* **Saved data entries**
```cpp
// ... 861 lines not shown
        const int i = tid * 4 + u;
        flags[u] = (i < n && (int)src[(int64_t)i * REC_DW + 24] < lim) ? 1 : 0;
        cnt += flags[u];
    }
    int total = 0;
    int off = block_excl_scan<FZ_NT>(cnt, s_tmp, &total);
#pragma unroll
    for (int u = 0; u < 4; ++u) {
        const int i = tid * 4 + u;
        if (i < n) s_pos[i] = flags[u] ? off : -1;
        off += flags[u];
    }
    __syncthreads();
    uint32_t* dst = reinterpret_cast<uint32_t*>(out);
    for (int dw = tid; dw < n * REC_DW; dw += FZ_NT) {
        const int i = dw / REC_DW;
        const int f = dw - i * REC_DW;
        const int p = s_pos[i];
        if (p < 0) continue;
        uint32_t v = src[dw];
        if (f == 3 || f == 15) v = (v & ~0xFFu) | 1u;
        dst[(int64_t)p * REC_DW + f] = v;
    }
    if (tid == 0) *out_count = total;
}

void launch_filter_records(const yv_match* in, int n, int thr, yv_match* out, int32_t* out_count, hipStream_t s) {
    hipLaunchKernelGGL(filter_records_kernel, dim3(1), dim3(FZ_NT), 0, s, in, n, thr, out, out_count);
}

}

#ifdef YAVO_LM_PROFILE
extern "C" int yv_debug_brief_prof(unsigned long long* out ) {
    return hipMemcpyFromSymbol(out, HIP_SYMBOL(yavo::g_brief_prof), sizeof(unsigned long long) * 16384 * 6) ==
                   hipSuccess ? 0 : -2;
}
extern "C" int yv_debug_det_prof(unsigned long long* out ) {
    return hipMemcpyFromSymbol(out, HIP_SYMBOL(yavo::g_det_prof), sizeof(unsigned long long) * 131072 * 6) ==
                   hipSuccess ? 0 : -2;
}
#endif

namespace yavo {
__global__ void xlane_check_kernel(int32_t* out) {
    const int l = threadIdx.x;
    out[0 * 64 + l] = xl::xor_row_i32<1>(l);
    out[1 * 64 + l] = xl::xor_row_i32<2>(l);
    out[2 * 64 + l] = xl::xor_row_i32<4>(l);
    out[3 * 64 + l] = xl::xor_row_i32<8>(l);
    uint32_t a = (uint32_t)l, b = 100u + (uint32_t)l;
    xl::swap_halves<16>(a, b);
    out[4 * 64 + l] = (int32_t)a;
    out[5 * 64 + l] = (int32_t)b;
    a = (uint32_t)l;
    b = 100u + (uint32_t)l;
    xl::swap_halves<32>(a, b);
    out[6 * 64 + l] = (int32_t)a;
    out[7 * 64 + l] = (int32_t)b;
}
}

extern "C" int yv_debug_xlane(int32_t* d_out , void* stream) {
    if (!d_out) return -1;
    hipLaunchKernelGGL(yavo::xlane_check_kernel, dim3(1), dim3(64), 0, reinterpret_cast<hipStream_t>(stream), d_out);
    return hipGetLastError() == hipSuccess ? 0 : -2;
}
```

Baseline: 255,700.

## Add register-resident fast top-k kernel with wave-level radix select and bitonic sort

Adds a topk_fast_kernel that holds up to 16 candidate keys per thread in registers. It narrows the radix select with wave OR/AND reductions over the high key bits, builds per-wave ballot-peeled histograms, sorts four keys per thread with in-register cross-lane bitonic stages that go through LDS only for large strides, and fuses the boundary compaction and band scan. Its goal is to cut the many LDS passes and syncthreads of the generic shared-memory bitonic sort and select. Images with too many candidates fall back to the refactored general path. This adds a large amount of code and register pressure, with an occupancy attribute pinned to 8 waves per EU.

```diff
diff --git a/ya_vo_amd/csrc/yavo_kernels.hip b/ya_vo_amd/csrc/yavo_kernels.hip
--- a/ya_vo_amd/csrc/yavo_kernels.hip
+++ b/ya_vo_amd/csrc/yavo_kernels.hip
@@ -218,7 +218,22 @@
             g_brief_prof[blockIdx.x][5] = (unsigned long long)__builtin_amdgcn_s_getreg(0xF814) | (bp_acc[2] << 32); \
         } \
     } while (0)
+constexpr int kTopkProfSlots = 8192;
+__device__ unsigned long long g_topk_prof[kTopkProfSlots][8];
+#define TP_DECL unsigned long long tp_acc[6] = {0, 0, 0, 0, 0, 0}; unsigned long long tp_t = __builtin_readcyclecounter(); \
+    const unsigned long long tp_rt0 = __builtin_amdgcn_s_memrealtime();
+#define TP_MARK(k) do { const unsigned long long t_ = __builtin_readcyclecounter(); tp_acc[k] += t_ - tp_t; tp_t = t_; } while (0)
+#define TP_STORE() do { \
+        if (threadIdx.x == 0 && blockIdx.x < kTopkProfSlots) { \
+            for (int q_ = 0; q_ < 6; ++q_) g_topk_prof[blockIdx.x][q_] = tp_acc[q_]; \
+            g_topk_prof[blockIdx.x][6] = tp_rt0; \
+            g_topk_prof[blockIdx.x][7] = __builtin_amdgcn_s_memrealtime(); \
+        } \
+    } while (0)
 #else
+#define TP_DECL
+#define TP_MARK(k) do {} while (0)
+#define TP_STORE() do {} while (0)
 #define DP_DECL
 #define DP_MARK(k) do {} while (0)
 #define DP_STORE() do {} while (0)
@@ -640,19 +655,15 @@
 constexpr int TK_SEL_NT = 512;
 static_assert(TK_SEL_NT >= 256 && TK_SEL_NT % 64 == 0, "the radix-select histogram scan uses the first 256 threads");
 template <int NT>
-__global__ __launch_bounds__(NT) void topk_kernel(const uint64_t* __restrict__ cand_keys, int64_t cap,
-                                                     uint32_t* __restrict__ cand_count, uint32_t* __restrict__ cand_seen,
-                                                     int H, int W, int max_kp, int keep, int32_t* __restrict__ det_rc,
-                                                     float* __restrict__ det_resp, int32_t* __restrict__ det_count,
-                                                     int32_t* __restrict__ kp_src, int32_t* __restrict__ kp_count,
-                                                     int32_t* __restrict__ kp_band, int32_t* __restrict__ band_off,
-                                                     int32_t* __restrict__ brief_heads) {
-    __shared__ uint64_t s_keys[kMaxKp];
-    __shared__ uint32_t s_hist[256];
-    __shared__ int s_tmp[40];
-    __shared__ int s_band[kBandCounters];
-    __shared__ uint64_t s_prefix, s_mask;
-    __shared__ int s_krem, s_done, s_n;
+__device__ void topk_general(const uint64_t* __restrict__ cand_keys, int64_t cap, uint32_t* __restrict__ cand_count,
+                             uint32_t* __restrict__ cand_seen, int H, int W, int max_kp, int keep,
+                             int32_t* __restrict__ det_rc, float* __restrict__ det_resp,
+                             int32_t* __restrict__ det_count, int32_t* __restrict__ kp_src,
+                             int32_t* __restrict__ kp_count, int32_t* __restrict__ kp_band,
+                             int32_t* __restrict__ band_off, int32_t* __restrict__ brief_heads, uint64_t* s_keys,
+                             int key_cap, uint32_t* s_hist, int* s_tmp, int* s_band, uint64_t* s_state, int* s_ctl) {
+    uint64_t &s_prefix = s_state[0], &s_mask = s_state[1];
+    int &s_krem = s_ctl[0], &s_done = s_ctl[1], &s_n = s_ctl[2];
 
     const int img = blockIdx.x;
     const int tid = threadIdx.x;
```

* **TASK DIRECTIONS**
All the lines above need to be retyped exactly, with nothing left out.

* **ANSWER SPACE**
```cpp
// ... 861 lines not shown
        const int i = tid * 4 + u;
        flags[u] = (i < n && (int)src[(int64_t)i * REC_DW + 24] < lim) ? 1 : 0;
        cnt += flags[u];
    }
    int total = 0;
    int off = block_excl_scan<FZ_NT>(cnt, s_tmp, &total);
#pragma unroll
    for (int u = 0; u < 4; ++u) {
        const int i = tid * 4 + u;
        if (i < n) s_pos[i] = flags[u] ? off : -1;
        off += flags[u];
    }
    __syncthreads();
    uint32_t* dst = reinterpret_cast<uint32_t*>(out);
    for (int dw = tid; dw < n * REC_DW; dw += FZ_NT) {
        const int i = dw / REC_DW;
        const int f = dw - i * REC_DW;
        const int p = s_pos[i];
        if (p < 0) continue;
        uint32_t v = src[dw];
        if (f == 3 || f == 15) v = (v & ~0xFFu) | 1u;
        dst[(int64_t)p * REC_DW + f] = v;
    }
    if (tid == 0) *out_count = total;
}

void launch_filter_records(const yv_match* in, int n, int thr, yv_match* out, int32_t* out_count, hipStream_t s) {
    hipLaunchKernelGGL(filter_records_kernel, dim3(1), dim3(FZ_NT), 0, s, in, n, thr, out, out_count);
}

}

#ifdef YAVO_LM_PROFILE
extern "C" int yv_debug_brief_prof(unsigned long long* out ) {
    return hipMemcpyFromSymbol(out, HIP_SYMBOL(yavo::g_brief_prof), sizeof(unsigned long long) * 16384 * 6) ==
                   hipSuccess ? 0 : -2;
}
extern "C" int yv_debug_det_prof(unsigned long long* out ) {
    return hipMemcpyFromSymbol(out, HIP_SYMBOL(yavo::g_det_prof), sizeof(unsigned long long) * 131072 * 6) ==
                   hipSuccess ? 0 : -2;
}
#endif

namespace yavo {
__global__ void xlane_check_kernel(int32_t* out) {
    const int l = threadIdx.x;
    out[0 * 64 + l] = xl::xor_row_i32<1>(l);
    out[1 * 64 + l] = xl::xor_row_i32<2>(l);
    out[2 * 64 + l] = xl::xor_row_i32<4>(l);
    out[3 * 64 + l] = xl::xor_row_i32<8>(l);
    uint32_t a = (uint32_t)l, b = 100u + (uint32_t)l;
    xl::swap_halves<16>(a, b);
    out[4 * 64 + l] = (int32_t)a;
    out[5 * 64 + l] = (int32_t)b;
    a = (uint32_t)l;
    b = 100u + (uint32_t)l;
    xl::swap_halves<32>(a, b);
    out[6 * 64 + l] = (int32_t)a;
    out[7 * 64 + l] = (int32_t)b;
}
}

extern "C" int yv_debug_xlane(int32_t* d_out , void* stream) {
    if (!d_out) return -1;
    hipLaunchKernelGGL(yavo::xlane_check_kernel, dim3(1), dim3(64), 0, reinterpret_cast<hipStream_t>(stream), d_out);
    return hipGetLastError() == hipSuccess ? 0 : -2;
}
```

Baseline: 255,700.

## Add register-resident fast top-k kernel with wave-level radix select and bitonic sort

Adds a topk_fast_kernel that holds up to 16 candidate keys per thread in registers. It narrows the radix select with wave OR/AND reductions over the high key bits, builds per-wave ballot-peeled histograms, sorts four keys per thread with in-register cross-lane bitonic stages that go through LDS only for large strides, and fuses the boundary compaction and band scan. Its goal is to cut the many LDS passes and syncthreads of the generic shared-memory bitonic sort and select. Images with too many candidates fall back to the refactored general path. This adds a large amount of code and register pressure, with an occupancy attribute pinned to 8 waves per EU.

```diff
diff --git a/ya_vo_amd/csrc/yavo_kernels.hip b/ya_vo_amd/csrc/yavo_kernels.hip
--- a/ya_vo_amd/csrc/yavo_kernels.hip
+++ b/ya_vo_amd/csrc/yavo_kernels.hip
@@ -218,7 +218,22 @@
             g_brief_prof[blockIdx.x][5] = (unsigned long long)__builtin_amdgcn_s_getreg(0xF814) | (bp_acc[2] << 32); \
         } \
     } while (0)
+constexpr int kTopkProfSlots = 8192;
+__device__ unsigned long long g_topk_prof[kTopkProfSlots][8];
+#define TP_DECL unsigned long long tp_acc[6] = {0, 0, 0, 0, 0, 0}; unsigned long long tp_t = __builtin_readcyclecounter(); \
+    const unsigned long long tp_rt0 = __builtin_amdgcn_s_memrealtime();
+#define TP_MARK(k) do { const unsigned long long t_ = __builtin_readcyclecounter(); tp_acc[k] += t_ - tp_t; tp_t = t_; } while (0)
+#define TP_STORE() do { \
+        if (threadIdx.x == 0 && blockIdx.x < kTopkProfSlots) { \
+            for (int q_ = 0; q_ < 6; ++q_) g_topk_prof[blockIdx.x][q_] = tp_acc[q_]; \
+            g_topk_prof[blockIdx.x][6] = tp_rt0; \
+            g_topk_prof[blockIdx.x][7] = __builtin_amdgcn_s_memrealtime(); \
+        } \
+    } while (0)
 #else
+#define TP_DECL
+#define TP_MARK(k) do {} while (0)
+#define TP_STORE() do {} while (0)
 #define DP_DECL
 #define DP_MARK(k) do {} while (0)
 #define DP_STORE() do {} while (0)
@@ -640,19 +655,15 @@
 constexpr int TK_SEL_NT = 512;
 static_assert(TK_SEL_NT >= 256 && TK_SEL_NT % 64 == 0, "the radix-select histogram scan uses the first 256 threads");
 template <int NT>
-__global__ __launch_bounds__(NT) void topk_kernel(const uint64_t* __restrict__ cand_keys, int64_t cap,
-                                                     uint32_t* __restrict__ cand_count, uint32_t* __restrict__ cand_seen,
-                                                     int H, int W, int max_kp, int keep, int32_t* __restrict__ det_rc,
-                                                     float* __restrict__ det_resp, int32_t* __restrict__ det_count,
-                                                     int32_t* __restrict__ kp_src, int32_t* __restrict__ kp_count,
-                                                     int32_t* __restrict__ kp_band, int32_t* __restrict__ band_off,
-                                                     int32_t* __restrict__ brief_heads) {
-    __shared__ uint64_t s_keys[kMaxKp];
-    __shared__ uint32_t s_hist[256];
-    __shared__ int s_tmp[40];
-    __shared__ int s_band[kBandCounters];
-    __shared__ uint64_t s_prefix, s_mask;
-    __shared__ int s_krem, s_done, s_n;
+__device__ void topk_general(const uint64_t* __restrict__ cand_keys, int64_t cap, uint32_t* __restrict__ cand_count,
+                             uint32_t* __restrict__ cand_seen, int H, int W, int max_kp, int keep,
+                             int32_t* __restrict__ det_rc, float* __restrict__ det_resp,
+                             int32_t* __restrict__ det_count, int32_t* __restrict__ kp_src,
+                             int32_t* __restrict__ kp_count, int32_t* __restrict__ kp_band,
+                             int32_t* __restrict__ band_off, int32_t* __restrict__ brief_heads, uint64_t* s_keys,
+                             int key_cap, uint32_t* s_hist, int* s_tmp, int* s_band, uint64_t* s_state, int* s_ctl) {
+    uint64_t &s_prefix = s_state[0], &s_mask = s_state[1];
+    int &s_krem = s_ctl[0], &s_done = s_ctl[1], &s_n = s_ctl[2];
 
     const int img = blockIdx.x;
     const int tid = threadIdx.x;
```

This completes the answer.